1) run embed_pdfs.py
python embed_pdfs.py
What this does: - embeds all pdfs in data/ and saves the embeddings in data/embeddings/ - This particular code first chunks the pdfs, then uses “text-embedding-ada-002” to embed (ie create a vector to represent) each chunk to a pinecone vector database.
2) Create a render session - go to https://dashboard.render.com/ - create a new web service - connect to github repo (potentially your fork of https://github.com/VihaanAkshaay/Vihaan-chatbot-api) - set env variables (add your OPENAI_API_KEY and PINECONE_API_KEY to the environment variables on the render dashboard) - add built command: pip install -r requirements.txt
- add start command : uvicorn app:app --host=0.0.0.0 --port=8000
- add instance type: free - add region: us-east-1 - create session/deploy
What this does: - this acts as a host for the app, whenever you add a query, it will be sent to app here which is hosted on render. - the app will create a vector of your query and find the most similar vector in the pinecone vector database. - it will then use the most similar vector to retrieve the most relevant chunk from the pinecone vector database. - it will then add (augment) this chunk to the input of the model along with the query and ask the model to produce (generation) an answer. - THERE YOU GO! your chatbot (and probably your very first RAG application) is ready!

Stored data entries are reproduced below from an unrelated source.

int ipx_create(const ipx_config *cfg, ipx_ctx **out) try
{
    clear_error();
    if (!out) { set_error("ipx_create: null out"); return IPX_ERR_INVALID; }
    *out = nullptr;
    prepare_hip_env();
    int ndev = 0;
    if (hipGetDeviceCount(&ndev) != hipSuccess || ndev <= 0) {
        (void)hipGetLastError();
        set_error("no HIP device visible: the pixel path has no CPU fallback");
        return IPX_ERR_NODEVICE;
    }
    int dev = cfg ? cfg->device : -1;
    if (dev < 0) dev = env_int("IPX_DEVICE", env_int("LOCAL_RANK", 0) % ndev);
    if (dev >= ndev) { set_error("device %d out of range (%d visible)", dev, ndev); return IPX_ERR_INVALID; }
    IPX_HIP(hipSetDevice(dev));
    hipDeviceProp_t prop;
    IPX_HIP(hipGetDeviceProperties(&prop, dev));
    if (strncmp(prop.gcnArchName, "gfx950", 6) != 0) {
        set_error("device %d is %s; libipx carries gfx950 code only", dev, prop.gcnArchName);
        return IPX_ERR_NODEVICE;
    }
    ipx_ctx *c = new (std::nothrow) ipx_ctx;
    if (!c) { set_error("out of memory"); return IPX_ERR_NOMEM; }
    c->device = dev;
    c->cus = prop.multiProcessorCount > 0 ? prop.multiProcessorCount : 256;
    int lanes = cfg && cfg->lanes > 0 ? cfg->lanes : env_int("IPX_LANES", 5);
    c->lane_bytes = cfg && cfg->lane_bytes ? cfg->lane_bytes : (size_t)64 << 20;
    c->host_cache_limit = (size_t)std::max(0, env_int("IPX_HOST_CACHE_MB", 8192)) << 20;
    c->lanes.resize(lanes);
    int prio_lo = 0, prio_hi = 0;
    (void)hipDeviceGetStreamPriorityRange(&prio_lo, &prio_hi);
    hipError_t e = hipSuccess;
    if (c->lanes.size() >= 3) e = hipStreamCreateWithPriority(&c->lanes.back().stream, hipStreamNonBlocking, prio_hi);
    if (e == hipSuccess) e = hipStreamCreateWithFlags(&c->stream, hipStreamNonBlocking);
    for (size_t i = 0; i < c->lanes.size(); i++) {
        Lane &l = c->lanes[i];
// ... 841 lines not shown
int ipx_plan_query(const ipx_plan *plan, ipx_plan_info *info) try
{
    clear_error();
    if (!plan || !info) { set_error("ipx_plan_query: bad argument"); return IPX_ERR_INVALID; }
    *info = plan->info;
    return IPX_OK;
}
IPX_CATCH_STATUS

}

static hipError_t composite_text(const ipx_plan *pl, uint8_t *wm, size_t wm_frame_stride, int n, hipStream_t s)
{
    if (!wm || pl->glyphs.n <= 0 || !pl->p.glyphs) return hipSuccess;
    const uint8_t *c = pl->p.glyphs->col;
    return launch_composite(wm, pl->p.sw * 4, wm_frame_stride, n, pl->glyphs.dev, pl->glyphs.n, pl->glyphs.bbox, c[0] * 0x101u, c[1] * 0x101u,
                            c[2] * 0x101u, c[3] * 0x101u, s);
}

static int run_dev_any(ipx_ctx *ctx, hipStream_t s, const ipx_plan *pl, int n, const DevSrc &src, uint8_t *resize_out, size_t resize_frame_stride,
                       uint8_t *thumb_out, size_t thumb_frame_stride, uint8_t *wm_out, size_t wm_frame_stride)
{
    const int sw = pl->p.sw, sh = pl->p.sh;
    uint8_t *outs[2] = {pl->sc[0].on ? resize_out : nullptr, pl->sc[1].on ? thumb_out : nullptr};
    const size_t ostr[2] = {resize_frame_stride, thumb_frame_stride};
    uint8_t *wm = pl->p.do_watermark ? wm_out : nullptr;
    for (int k = 0; k < 2; k++)
        if (pl->sc[k].dw <= 0 || pl->sc[k].dh <= 0) outs[k] = nullptr;
    if (!wm && !outs[0] && !outs[1]) return IPX_OK;
    int kinds[2] = {src.kind, pl->p.crop_to_fit ? ks_crop_kind(src.kind) : src.kind};

    const bool gray = src.kind == IPX_SRC_YCBCR && src.cstride == 0;
    const KsFusedPlan &fp = pl->fused[src.kind == IPX_SRC_RGBA ? 0 : gray ? 2 : 1];
    if (fp.ok && env_int("IPX_FUSED", 1)) {
        KsFusedArgs a{};
        a.src = src.pix; a.src_fs = src.frame_stride; a.sstride = src.stride; a.sw = sw; a.sh = sh;
        a.src_kind = src.kind; a.cb = src.cb; a.cr = src.cr; a.cstride = src.cstride; a.ratio = src.ratio; a.c_fs = src.c_frame_stride;
        a.wm = wm; a.wm_fs = wm_frame_stride; a.wm_stride = sw * 4;
        a.nframes = n;
        a.taps_le_alpha = src.le_alpha;
        for (int k = 0; k < 2; k++) {
            if (!outs[k]) continue;
            const PlanScale &ps = pl->sc[k];
            KsFusedOut &o = a.o[a.nout++];
            o.out = outs[k]; o.frame_stride = ostr[k]; o.ostride = ps.dw * 4; o.obytes = ps.dw * ps.dh * 4;
            o.dw = ps.dw; o.dh = ps.dh; o.sr_x0 = ps.sr.x0; o.sr_y0 = ps.sr.y0;
            o.kind = kinds[k]; o.pk = k;
        }
        AsyncFree mem{s, {}};
        int *redo = nullptr;
        KsFix fixv, *fix = nullptr;
        const int max_items = n * fp.nstrips * std::max(fp.whole.nseg, fp.split.nseg);
        const bool spec = src.kind == IPX_SRC_RGBA && env_int("IPX_KS_SPEC", 1);
        const bool fast = (spec || src.kind == IPX_SRC_YCBCR || src.kind == IPX_SRC_NRGBA || (src.kind == IPX_SRC_TAP64 && src.le_alpha)) &&
                          env_int("IPX_KS_FAST", 1) != 0;
        if (spec || fast) {
            const int cap_env = env_int("IPX_KS_FIX_CAP", 0);
            int cap[2] = {0, 0};
            for (int k = 0; k < 2; k++)
                if (fast && outs[k]) cap[k] = cap_env > 0 ? cap_env : (int)std::min<size_t>(std::max<size_t>((size_t)pl->sc[k].dw * pl->sc[k].dh / 96, 256), (size_t)1 << 20);
            const size_t flags = align256((size_t)max_items * sizeof(int)), counts = fast ? align256((size_t)n * 2 * sizeof(int)) : 0;
            IPX_HIP(mem.get(&redo, flags + counts + (size_t)n * (cap[0] + cap[1]) * sizeof(uint2)));
            if (fast) {
                fixv.count = (int *)((uint8_t *)redo + flags);
                fixv.list = (uint2 *)((uint8_t *)redo + flags + counts);
                fixv.cap[0] = cap[0]; fixv.cap[1] = cap[1];
                for (int k = 0; k < 2; k++) { fixv.ax[k] = pl->sc[k].ax[0]; fixv.ay[k] = pl->sc[k].ax[1]; }
                IPX_HIP(hipMemsetAsync(fixv.count, 0, (size_t)n * 2 * sizeof(int), s));
                fix = &fixv;
            }
        }
        a.redo = redo;
#if IPX_DIAG
        static unsigned long long *stamp_buf = nullptr;
        if (env_int("IPX_STAMPS", 0)) {
            if (!stamp_buf) IPX_HIP(hipMalloc((void **)&stamp_buf, 24 * sizeof(unsigned long long)));
            IPX_HIP(hipMemsetAsync(stamp_buf, 0, 24 * sizeof(unsigned long long), s));
            a.stamps = stamp_buf;
        }
#endif
        KsText text{}, *txt = nullptr;
        if (wm && pl->glyphs.n > 0 && pl->p.glyphs) {
            const uint8_t *c = pl->p.glyphs->col;
            text = KsText{pl->glyphs.dev, pl->glyphs.n, pl->glyphs.bbox, c[0] * 0x101u, c[1] * 0x101u, c[2] * 0x101u, c[3] * 0x101u};
            txt = &text;
        }
        bool matched = false, text_done = false;
        hipError_t e = launch_ks_fused(fp, a, fix, txt, ctx->cus, s, &matched, &text_done);
        if (fix && matched && e == hipSuccess && env_int("IPX_KS_STATS", 0)) {
            std::vector<int> cnt((size_t)n * 2), flags((size_t)max_items);
            (void)hipMemcpyAsync(cnt.data(), fixv.count, cnt.size() * sizeof(int), hipMemcpyDeviceToHost, s);
            (void)hipMemcpyAsync(flags.data(), redo, flags.size() * sizeof(int), hipMemcpyDeviceToHost, s);
            (void)hipStreamSynchronize(s);
            long long tot[2] = {0, 0}; int mx[2] = {0, 0}, nredo = 0;
            for (int i = 0; i < n; i++) for (int k = 0; k < 2; k++) { tot[k] += cnt[2 * i + k]; mx[k] = std::max(mx[k], cnt[2 * i + k]); }
            for (int f : flags) nredo += f != 0;
            fprintf(stderr, "[ipx ks stats] %d frames: undecided pixels per frame resize mean %.1f max %d (room %d), thumbnail mean %.1f max %d (room %d); %d of %d items redone in float64\n", n,
                    (double)tot[0] / n, mx[0], fixv.cap[0], (double)tot[1] / n, mx[1], fixv.cap[1], nredo, max_items);
        }
#if IPX_DIAG
        if (a.stamps && matched) {
            unsigned long long h[24];
            IPX_HIP(hipMemcpyAsync(h, a.stamps, sizeof h, hipMemcpyDeviceToHost, s));
            IPX_HIP(hipStreamSynchronize(s));
            const char *who[3] = {"resize waves", "thumbnail waves", "idle waves"};
            for (int r = 0; r < 3; r++) {
                double tot = 0;
                for (int i = 0; i < 6; i++) tot += (double)h[r * 8 + i];
                if (tot > 0)
                    fprintf(stderr, "[ipx stamps] %-16s share of wave time: wait-loads %.1f%%  drain %.1f%%  barrier %.1f%%  issue %.1f%%  scaleX %.1f%%  scaleY %.1f%%  (%.3g cycles)\n", who[r],
                            100 * h[r * 8] / tot, 100 * h[r * 8 + 1] / tot, 100 * h[r * 8 + 2] / tot, 100 * h[r * 8 + 3] / tot, 100 * h[r * 8 + 4] / tot, 100 * h[r * 8 + 5] / tot, tot);
            }
        }
#endif
        if (e != hipSuccess) { set_error("one-pass kernel launch failed: %s", hipGetErrorString(e)); return IPX_ERR_HIP; }
        if (matched) {
            if (!text_done) IPX_HIP(composite_text(pl, wm, wm_frame_stride, n, s));
            return IPX_OK;
        }
    }

    if (wm) {
        const int rc = dev_draw_src(s, wm, sw, sh, sw * 4, Rect{0, 0, sw, sh}, src, 0, 0, IPX_OP_SRC, wm_frame_stride);
        if (rc) return rc;
        IPX_HIP(composite_text(pl, wm, wm_frame_stride, n, s));
    }
    for (int k = 0; k < 2; k++) {
        if (!outs[k]) continue;
        const PlanScale &ps = pl->sc[k];
        const int rc = dev_scale_src(ctx, s, nullptr, outs[k], ps.dw, ps.dh, ps.dw * 4, Rect{0, 0, ps.dw, ps.dh}, src, ps.sr, IPX_OP_SRC, ostr[k],
                                     kinds[k], ps.ax);
        if (rc) return rc;
    }
    return IPX_OK;
}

3) Test it out! - get the url of the app from the render dashboard - use the url to test the app (replace the example-api.onrender.com with your own url)
```
curl -X POST https://example-api.onrender.com/query \
-H "Content-Type: application/json" \
-d '{"query": "What can you do?"}'
```
- feel free to make a small chatbot on your own website and use this app as the backend!!!
Caution.
- This works bad, and definitely can be improved.
Example:
You: Does Vihaan know C++?
Agent: I don\’t have that information in my current knowledge.
You: Does he know C++?
Agent: Yes, Vihaan Akshaay is proficient in C++17.
So yeah, don’t expect this to impress the recruiter that’s checking your portfolio to be impressed so much, that they’ll be head over heels in love with you. But yes, once you have this pipeline setup, you can work on improving it. Good luck!